═══ Records to use ═══
diff --git a/glomap_b200/csrc/ba_kernels_v3.cuh b/glomap_b200/csrc/ba_kernels_v3.cuh
--- a/glomap_b200/csrc/ba_kernels_v3.cuh
+++ b/glomap_b200/csrc/ba_kernels_v3.cuh
@@ -287,14 +287,14 @@
 template <int MODE, int NK>
 __global__ void __launch_bounds__(kEllThreads, MODE == 0 ? B200_EA_MIN_CTAS : B200_EA2_MIN_CTAS) ba3_pass_a(
     BAView v, EllView ell, BAViewV2 v2, const double* __restrict__ xp, const double* __restrict__ points,
-    double* __restrict__ points_new, double radius, double* __restrict__ bscal, const PcgCtl* __restrict__ ctl) {
+    double* __restrict__ points_new, double radius, double* __restrict__ bscal, const PcgCtl* __restrict__ ctl,
+    int g_lo, int g_hi) {
   __shared__ double scratch[32];
   if (ctl && ctl->done) return;
-  const int slot = blockIdx.x * kEllThreads + threadIdx.x;
   const int lane = threadIdx.x & 31;
-  const int g = slot >> 5;
   double b0 = 0, b1 = 0, b2 = 0, b3 = 0;
-  if (g < ell.n_groups) {
+  for (int g = g_lo + ((blockIdx.x * kEllThreads + threadIdx.x) >> 5); g < g_hi; g += gridDim.x * (kEllThreads / 32)) {
+    const int slot = g * 32 + lane;
     const int pt = ell.pt[slot];
     const int mylen = ell.len[slot];
     const int r0 = ell.row0[g], nrow = ell.row0[g + 1] - r0;
diff --git a/glomap_b200/csrc/ba_solver.cuh b/glomap_b200/csrc/ba_solver.cuh
--- a/glomap_b200/csrc/ba_solver.cuh
+++ b/glomap_b200/csrc/ba_solver.cuh
@@ -125,6 +125,7 @@
   int Nv = 0, n_tiles = 0, n_segs = 0, min_views = 3;
   int seg_mid = 0;
   int n_slices = 1, slice_pts = 0;
+  std::vector<int> slice_seg;
   long long n_obs_used = 0;
 
   DevBuf<int> obs_cam, obs_pt, tile_pt_begin, camord_obs, pt_c, seg_cam, seg_begin, seg_end, cam_intr, intr_model;
@@ -336,16 +337,17 @@
     tb = tmp.bytes();
     cub::DeviceScan::ExclusiveSum(tmp.p, tb, seg_count.p, seg_off.p, n_buckets + 1, s);
     ctx->launches += 4;
-    int h_tot[4];
+    int h_tot[2];
     B200_CUDA_OK(cudaMemcpyAsync(&h_tot[0], cam_begin.p + n_buckets, sizeof(int), cudaMemcpyDeviceToHost, s));
-    B200_CUDA_OK(cudaMemcpyAsync(&h_tot[1], seg_off.p + n_buckets, sizeof(int), cudaMemcpyDeviceToHost, s));
-    B200_CUDA_OK(cudaMemcpyAsync(&h_tot[2], bad.p, sizeof(int), cudaMemcpyDeviceToHost, s));
-    B200_CUDA_OK(cudaMemcpyAsync(&h_tot[3], seg_off.p + (size_t)n_slices * VC, sizeof(int), cudaMemcpyDeviceToHost, s));
+    B200_CUDA_OK(cudaMemcpyAsync(&h_tot[1], bad.p, sizeof(int), cudaMemcpyDeviceToHost, s));
+    slice_seg.assign((size_t)n_groups + 1, 0);
+    B200_CUDA_OK(cudaMemcpy2DAsync(slice_seg.data(), sizeof(int), seg_off.p, (size_t)VC * sizeof(int), sizeof(int),
+                                   (size_t)n_groups + 1, cudaMemcpyDeviceToHost, s));
     B200_CUDA_OK(cudaStreamSynchronize(s));
-    if (h_tot[2]) throw InvalidInput{"obs_cam out of range [0, C)"};
+    if (h_tot[1]) throw InvalidInput{"obs_cam out of range [0, C)"};
     Nv = h_tot[0];
-    n_segs = h_tot[1];
-    seg_mid = h_tot[3];
+    n_segs = slice_seg[n_groups];
+    seg_mid = slice_seg[n_slices];
     seg_cam.alloc(std::max(n_segs, 1)); seg_begin.alloc(std::max(n_segs, 1)); seg_end.alloc(std::max(n_segs, 1));
     seg_sensor.alloc(std::max(n_segs, 1)); seg_intr.alloc(std::max(n_segs, 1));
     pt_c.alloc(std::max(Nv, 1)); xy_c.alloc(std::max(Nv, 1));
@@ -716,27 +718,31 @@
     }
   }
═══
Problem details:
In the listing, how many lines carry the string "threadIdx"? Answer with a number only.

Answer for this exercise:
3